Il nous montre aussi que le besoin d'aimer, et d'être aimé peut être une motivation à certains actes que jamais nous n'aurions fait autrement ...
En fait, en regardant de plus près, James Ellroy ne veut-il pas nous montrer à travers cette horrible crime que nous sommes tous à la recherche de quelque chose ? la victime, Betty Short ... Lee, Bucky ... et les autres protagonistes ... chacun cherche quelque chose ... et cette chose est liée à un manque dans son histoire personnelle.
Alors, je dirais que si un jour, on est capable d'affronter cette chose en nous qui nous obséde, qui nous hante, qui nous empêche aussi de vivre, alors, ce jour là ... en l'affrontant, on fait un premier pas vers la "guérison" ...
Et puis je crois aussi que la vie nous donne ce dont on rêve le plus quand on est près pour ça. Les choses arrivent quand c'est le moment.
Je crois beaucoup à la symbolique empruntée par Ellroy. Bucky avait une vie peinarde. Survient ce meurtre. Il se trouve confronté à ses propres manques, mais aussi à ceux d'autres que lui. Et enfin, quand il a tout fait, quand il est allé au bout de lui même parce qu'il le fallait ... la vie reprend son court ... différemment cependant.
Après l'affrontement, on a souvent l'impression que la vie va de soi ... alors que la vie ne nous offre que ce dont nous sommes près à affronter.
Je rappelle que James Ellroy s'est inspiré du meurtre d'Elisabeth Short, et il est bon de rappeler que le meurtre de sa propre mère (de Ellroy) est irrésolu à ce jour.
Citations au hasard :
- L'ensemble avait le parfum des choses qui ne sont pas à leur place.

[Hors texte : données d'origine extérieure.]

template <bool REG, int NW = 1, bool TRACE = false, bool OPTS = false, int PPT = 0, bool TAIL = false, int SPLIT = 0>
__device__ __forceinline__ void solve_pose(const PnpParams& p, int b, int lane, double* bc, bool store = true, float* handoff = nullptr,
                                           const float* start_override = nullptr, [[maybe_unused]] SplitSum* sx = nullptr) {
    constexpr int kThreads = kWave * NW;
    static_assert(SPLIT != 1 || (NW == 4 && !REG && PPT > 0 && !TRACE), "the split form is the four-wave cached-prefix solve");
    static_assert(SPLIT != 2 || (NW == 4 && !REG && PPT == 0 && !TRACE), "the rescue form walks memory, part by part");
    const int slot = SPLIT == 1 ? lane + kThreads * sx->part : lane;
    const int stride = SPLIT == 1 ? kThreads * sx->G : kThreads;
#ifdef LC_TRACE_CLOCK
    const unsigned long long t_start_ = __builtin_amdgcn_s_memtime();
#endif
    LC_PSTAMP_DECL;
    LC_PSTAMP_BEGIN();
    const int n = p.counts ? p.counts[b] : p.Nmax;
    const int bk = (OPTS && p.pose_mod > 0) ? b % p.pose_mod : b;
    const float* st_in = start_override ? start_override : (p.start ? p.start + 7 * (size_t)bk : p.states + 7 * (size_t)b);
    const bool filter = OPTS && (p.options & kPnpNanToNum);
    auto fin = [&](float f) { return filter ? nan_to_num(f) : f; };
    if (n < 3) {
        if (lane == 0 && store) {
            p.rets[b] = 1;
            p.result_tr[b] = 1.f;
            if (p.iters) p.iters[b] = 0;
        }
        if (lane < 7) {
            const float v = fin(st_in[lane]);
            if (store && (p.start || start_override || filter)) p.states[7 * (size_t)b + lane] = v;
            if (handoff) handoff[lane] = v;
        }
        return;
    }
    const size_t base = (size_t)b * p.Nmax;
    const bool active = lane < n;
    RawPoint raw;
    if constexpr (REG) raw = load_raw_point<OPTS>(p, base, active ? lane : 0);
    [[maybe_unused]] RawPoint rawc[PPT > 0 ? PPT : 1];
    if constexpr (!REG && PPT > 0) {
#pragma unroll
        for (int k = 0; k < PPT; ++k)
            if (slot + k * stride < n) rawc[k] = load_raw_point<OPTS>(p, base, slot + k * stride);
    }
    double cam[6];
    {
        const float* Kp = p.K + 9 * (size_t)bk;
#pragma unroll
        for (int i = 0; i < 6; ++i) cam[i] = fin(Kp[i]);
    }
    double x[6];
    {
        float stf[7];
#pragma unroll
        for (int i = 0; i < 7; ++i) stf[i] = st_in[i];
        asm volatile("" : "+v"(stf[0]), "+v"(stf[1]), "+v"(stf[2]), "+v"(stf[3]), "+v"(stf[4]), "+v"(stf[5]), "+v"(stf[6]));
        const double q0 = fin(stf[0]), q1 = fin(stf[1]), q2 = fin(stf[2]), q3 = fin(stf[3]);
        const double s2 = q1 * q1 + q2 * q2 + q3 * q3;
        double kk = 2.0;
        if (s2 > 0.0) {
            const double s = fast_sqrt(s2);
            const double half = atan_ratio_pos(s, fabs(q0));
            const double two_theta = 2.0 * ((q0 < 0.0) ? -half : half);
            kk = two_theta / s;
        }
        x[0] = q1 * kk; x[1] = q2 * kk; x[2] = q3 * kk;
        x[3] = fin(stf[4]); x[4] = fin(stf[5]); x[5] = fin(stf[6]);
    }
    LC_PSTAMP(0);
    Point rp;
    if constexpr (REG) {
        rp = to_point(raw, cam);
        if (!active) { rp.a = 0.0; rp.b = 0.0; rp.c = 0.0; }
    }

    [[maybe_unused]] int sum_phase = 0;
    auto evaluate = [&](const double (&xe)[6], const double (&sc)[6], double (&H)[21], double (&g)[6], double& cost) -> bool {
        LC_PSTAMP(1);
        Rot rt;
        make_rot(xe, rt);
        LC_PSTAMP(2);
        const double t[3] = {xe[3], xe[4], xe[5]};
        double acc[28];
        if constexpr (REG && LC_PNP_STREAM_SUM && !(NW == 4 && LC_WIDE_REG_SUM_REGS)) {
            const int pos = block_sum_open<NW>(lane);
            accumulate_point<true, true, NW>(rp, rt, t, cam, sc, acc, bc, pos);
            LC_PSTAMP(3);
            block_sum_close<28, NW>(acc, bc, lane);
        } else if constexpr (REG) {
            accumulate_point<true>(rp, rt, t, cam, sc, acc);
            LC_PSTAMP(3);
            if constexpr (NW == 4 && LC_WIDE_SUM_REGS) block_sum_waves4<28>(acc, bc, lane, sum_phase);
            else block_sum_bcast_lds<28, NW>(acc, bc, lane);
        } else {
#pragma unroll
            for (int i = 0; i < 28; ++i) acc[i] = 0;
            if constexpr (PPT > 0) {
#pragma unroll
                for (int k = 0; k < PPT; ++k)
                    if (slot + k * stride < n) accumulate_point<false>(to_point(rawc[k], cam), rt, t, cam, sc, acc);
                if constexpr (TAIL)
                    for (int i = slot + PPT * stride; i < n; i += stride) accumulate_point<false>(load_point<OPTS>(p, base, i, cam), rt, t, cam, sc, acc);
            } else if constexpr (SPLIT == 2) {
                for (int g = 0; g < sx->G; ++g) {
                    if (g > 0) {
#pragma unroll
                        for (int i = 0; i < 28; ++i) acc[i] = 0;
                    }
                    for (int i = lane + kThreads * g; i < n; i += kThreads * sx->G) accumulate_point<false>(load_point<OPTS>(p, base, i, cam), rt, t, cam, sc, acc);
                    block_sum_parts_serial<28>(acc, bc, lane, g, sx->G);
                }
            } else {
                for (int i = lane; i < n; i += kThreads) accumulate_point<false>(load_point<OPTS>(p, base, i, cam), rt, t, cam, sc, acc);
            }
            LC_PSTAMP(3);
            if constexpr (SPLIT == 2) {}
            else if constexpr (SPLIT == 1) block_sum_split<28>(acc, bc, lane, sum_phase, *sx);
            else if constexpr (NW == 4 && LC_WIDE_SUM_REGS) block_sum_waves4<28>(acc, bc, lane, sum_phase);
            else block_sum_bcast_lds<28, NW>(acc, bc, lane);
        }
        LC_PSTAMP(4);
#pragma unroll
        for (int i = 0; i < 21; ++i) H[i] = acc[i];
#pragma unroll
        for (int i = 0; i < 6; ++i) g[i] = acc[21 + i];
        const double ss = acc[27];
        cost = 0.5 * ss;
        double chk = ss;
#pragma unroll
        for (int i = 0; i < 6; ++i) chk += H[tri6(i, i)];
        LC_PSTAMP(5);
        if constexpr (SPLIT == 1) {
            if (sx->timed_out) return false;
        }
        return chk <= DBL_MAX;
    };

    const double ftol = p.ftol, ptol = 1e-8, gtol = 1e-10;
    double H[21], g[6], cost;
    double scale[6], iscale[6];
    bool failed;
    {
        const double one[6] = {1, 1, 1, 1, 1, 1};
        failed = !evaluate(x, one, H, g, cost);
#pragma unroll
        for (int j = 0; j < 6; ++j) {
            iscale[j] = 1.0 + fast_sqrt(H[tri6(j, j)]);
            scale[j] = fast_rcp(iscale[j]);
        }
#pragma unroll
        for (int i = 0; i < 6; ++i) {
#pragma unroll
            for (int j = i; j < 6; ++j) H[tri6(i, j)] *= scale[i] * scale[j];
            g[i] *= scale[i];
        }
    }
    auto grad_max = [&](const double (&gs)[6]) {
        double m = 0;
#pragma unroll
        for (int j = 0; j < 6; ++j) m = fmax(m, fabs(gs[j]) * iscale[j]);
        return m;
    };
    double gmax = grad_max(g);
    auto sqnorm6 = [](const double (&v)[6]) {
        double m = 0;
#pragma unroll
        for (int j = 0; j < 6; ++j) m += v[j] * v[j];
        return m;
    };
    double xn2 = sqnorm6(x);
    double radius = 1e4, dfac = 2.0;
    int iter = 0, n_invalid = 0;
    bool converged = false;
    auto trace = [&](int kind, double cost_x, double cost_cand, double mcc, double rho, double step_norm) {
        if constexpr (TRACE) {
            if (lane == 0 && p.trace && iter <= p.trace_rows) {
                double* row = p.trace + ((size_t)b * p.trace_rows + (iter - 1)) * 8;
                row[0] = kind; row[1] = cost_x; row[2] = cost_cand; row[3] = mcc; row[4] = rho; row[5] = step_norm;
                row[6] = radius; row[7] = gmax;
#ifdef LC_TRACE_CLOCK
                row[7] = (double)(__builtin_amdgcn_s_memtime() - t_start_);
#endif
            }
        }
    };

    while (uniform(!failed && !converged)) {
        if (iter >= p.max_iter) break;
        if (uniform(gmax <= gtol || radius <= 1e-32)) { converged = true; break; }
        ++iter;
        double dg[6], y[6];
        const double inv_radius = fast_rcp(radius);
#pragma unroll
        for (int i = 0; i < 6; ++i) dg[i] = fmin(fmax(H[tri6(i, i)], 1e-6), 1e32) * inv_radius;
        LC_PSTAMP(1);
        bool step_ok = ldlt_solve6(H, dg, g, y);
        LC_PSTAMP(6);
        double mcc = 0;
#pragma unroll
        for (int i = 0; i < 6; ++i) mcc += y[i] * (g[i] + dg[i] * y[i]);
        mcc *= 0.5;
        step_ok = step_ok && (mcc > 0.0) && (mcc <= DBL_MAX);
        if (uniform(!step_ok)) {
            if (++n_invalid >= 5) { failed = true; trace(0, cost, 0.0, mcc, 0.0, 0.0); break; }
            radius /= dfac; dfac *= 2.0;
            trace(0, cost, 0.0, mcc, 0.0, 0.0);
            continue;
        }
        n_invalid = 0;
        double xc[6], delta[6];
#pragma unroll
        for (int j = 0; j < 6; ++j) { delta[j] = -y[j] * scale[j]; xc[j] = x[j] + delta[j]; }
        const double sn2 = sqnorm6(delta);
        const bool ptol_in_reach = TRACE || uniform(!(sn2 > 2.0 * ptol * ptol * (xn2 + ptol * ptol)));
        double step_norm = 0.0;
        bool ptol_hit = false;
        if (ptol_in_reach) {
            step_norm = fast_sqrt(sn2);
            ptol_hit = uniform(step_norm <= ptol * (fast_sqrt(xn2) + ptol));
        }
        double cost_c;
        const bool cand_ok = evaluate(xc, scale, H, g, cost_c);
        if constexpr (SPLIT == 1) {
            if (sx->timed_out) { failed = true; break; }
        }
        if (!cand_ok) cost_c = DBL_MAX;
        if (ptol_hit) {
            converged = true; trace(3, cost, cost_c, mcc, 0.0, step_norm); break;
        }
        const double cost_change = cost - cost_c;
        if (uniform(fabs(cost_change) <= ftol * cost)) {
            converged = true; trace(4, cost, cost_c, mcc, cost_change * fast_rcp(mcc), step_norm); break;
        }
        const double rel = cost_change * fast_rcp(mcc);
        if (uniform(rel > 1e-3)) {
#pragma unroll
            for (int j = 0; j < 6; ++j) x[j] = xc[j];
            const double cost_prev = cost;
            cost = cost_c;
            xn2 = sqnorm6(x);
            gmax = grad_max(g);
            const double tq = 2.0 * rel - 1.0;
            radius = fmin(1e16, radius * fast_rcp(fmax(1.0 / 3.0, 1.0 - tq * tq * tq)));
            dfac = 2.0;
            trace(1, cost_prev, cost_c, mcc, rel, step_norm);
        } else {
            radius /= dfac; dfac *= 2.0;
            trace(2, cost, cost_c, mcc, rel, step_norm);
            double cost_again;
            if (!evaluate(x, scale, H, g, cost_again)) { failed = true; break; }
        }
    }
    LC_PSTAMP(1);
#ifdef LC_STAMPS
    if (lane == 0 && p.iters) {
        unsigned long long* o = reinterpret_cast<unsigned long long*>(p.iters) + 8 * (size_t)b;
        for (int i = 0; i < 6; ++i) o[i] = pst_[i];
        o[6] = iter;
        o[7] = pst_[6];
    }
#endif
    const bool invalid = failed || !converged;
    if (invalid && lane < 7) {
        const float v = fin(st_in[lane]);
        if (store && (p.start || start_override || filter)) p.states[7 * (size_t)b + lane] = v;
        if (handoff) handoff[lane] = v;
    }
    if (lane == 0) {
        if (store) {
            p.rets[b] = invalid ? 1 : 0;
            if constexpr (SPLIT == 1) {
                if (sx->timed_out) p.rets[b] = kPnpPartNeverArrived;
            }
            p.result_tr[b] = (float)radius;
#ifndef LC_STAMPS
            if (p.iters) p.iters[b] = iter;
#endif
        }
        if (!invalid) {
            float stq[7];
            float* st = stq;
            const double t2 = x[0] * x[0] + x[1] * x[1] + x[2] * x[2];
            double q0 = 1.0, kk = 0.5;
            if (t2 > 0.0) {
                const double th = fast_sqrt(t2), h = 0.5 * th;
                double sh, ch;
                sincos_small(h, sh, ch);
                q0 = ch;
                kk = sh / th;
            }
            st[0] = (float)q0; st[1] = (float)(x[0] * kk); st[2] = (float)(x[1] * kk); st[3] = (float)(x[2] * kk);
            st[4] = (float)x[3]; st[5] = (float)x[4]; st[6] = (float)x[5];
#pragma unroll
            for (int k = 0; k < 7; ++k) {
                if (store) p.states[7 * (size_t)b + k] = stq[k];
                if (handoff) handoff[k] = stq[k];
            }
        }
    }
}


constexpr int kPnpLowregLdsDoubles = kPnpLdsDoubles<1> + 30;

__device__ __forceinline__ bool ldlt_solve6_lds(const double* A, const double* g, double inv_radius, double (&y)[6], double& mcc) {
    double L[6][6], Ld[6][6], id[6];
    bool ok = true;
    auto dgv = [&](int i) { return fmin(fmax(A[tri6(i, i)], 1e-6), 1e32) * inv_radius; };
#pragma unroll
    for (int j = 0; j < 6; ++j) {
        double dj = A[tri6(j, j)] + dgv(j);
#pragma unroll
        for (int k = 0; k < j; ++k) dj -= L[j][k] * Ld[j][k];
        ok = ok && (dj > 0) && (dj < DBL_MAX);
        id[j] = fast_rcp(dj);
#pragma unroll
        for (int i = j + 1; i < 6; ++i) {
            double v = A[tri6(j, i)];
#pragma unroll
            for (int k = 0; k < j; ++k) v -= L[i][k] * Ld[j][k];
            Ld[i][j] = v;
            L[i][j] = v * id[j];
        }
    }
    double z[6];
#pragma unroll
    for (int i = 0; i < 6; ++i) {
        double v = g[i];
#pragma unroll
        for (int k = 0; k < i; ++k) v -= L[i][k] * z[k];
        z[i] = v;
    }
#pragma unroll
    for (int i = 5; i >= 0; --i) {
        double v = z[i] * id[i];
#pragma unroll
        for (int k = i + 1; k < 6; ++k) v -= L[k][i] * y[k];
        y[i] = v;
    }
    mcc = 0;
#pragma unroll
    for (int i = 0; i < 6; ++i) mcc += y[i] * (g[i] + dgv(i) * y[i]);
    mcc *= 0.5;
    return ok;
}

- Kay était nue, debout sous la douche. Son expression se figea dans l'absence, même au croisement de nos regards. J'absorbai tout de son corps, des seins tachés de rousseur et aux pointes sombres, aux hanches larges et au ventre plat, avant qu'elle ne fît volte-face. Je vis alors d'anciennes cicatrices de coups de couteau qui lui couvraient le dos, se croisant des cuisses aux reins. J'étouffai mes tremblements et m'éloignai, regrettant qu'elle se fût dévoilée à moi le jour où j'avais tué deux hommes.
- Oui. Elle (Betty Short) était gentille et elle vous faisait confiance, elle n'étais pas trs maligne, mais ... elle était inspirée. Elle avait ce don étrange, si c'est comme ça qu'il faut l'appeler. Elle aurait fait n'importe quoi pour être aimée, et elle prennait en quelque sorte les manières de ceux avec qui elle était. Tout le monde fume ici,e t Betty a commencé a fumer pour faire partie du groupe, même si c'était mauvais pour son asthme et si elle détestait la cigarette. Le plus drôle, c'est qu'elle essayait de marcher comme vous, de parler comme vous, mais tout en le faisant, elle restait elle-même. C'était toujours Betty ou Beth ou un autre surnom suivant l'inspiration du moment.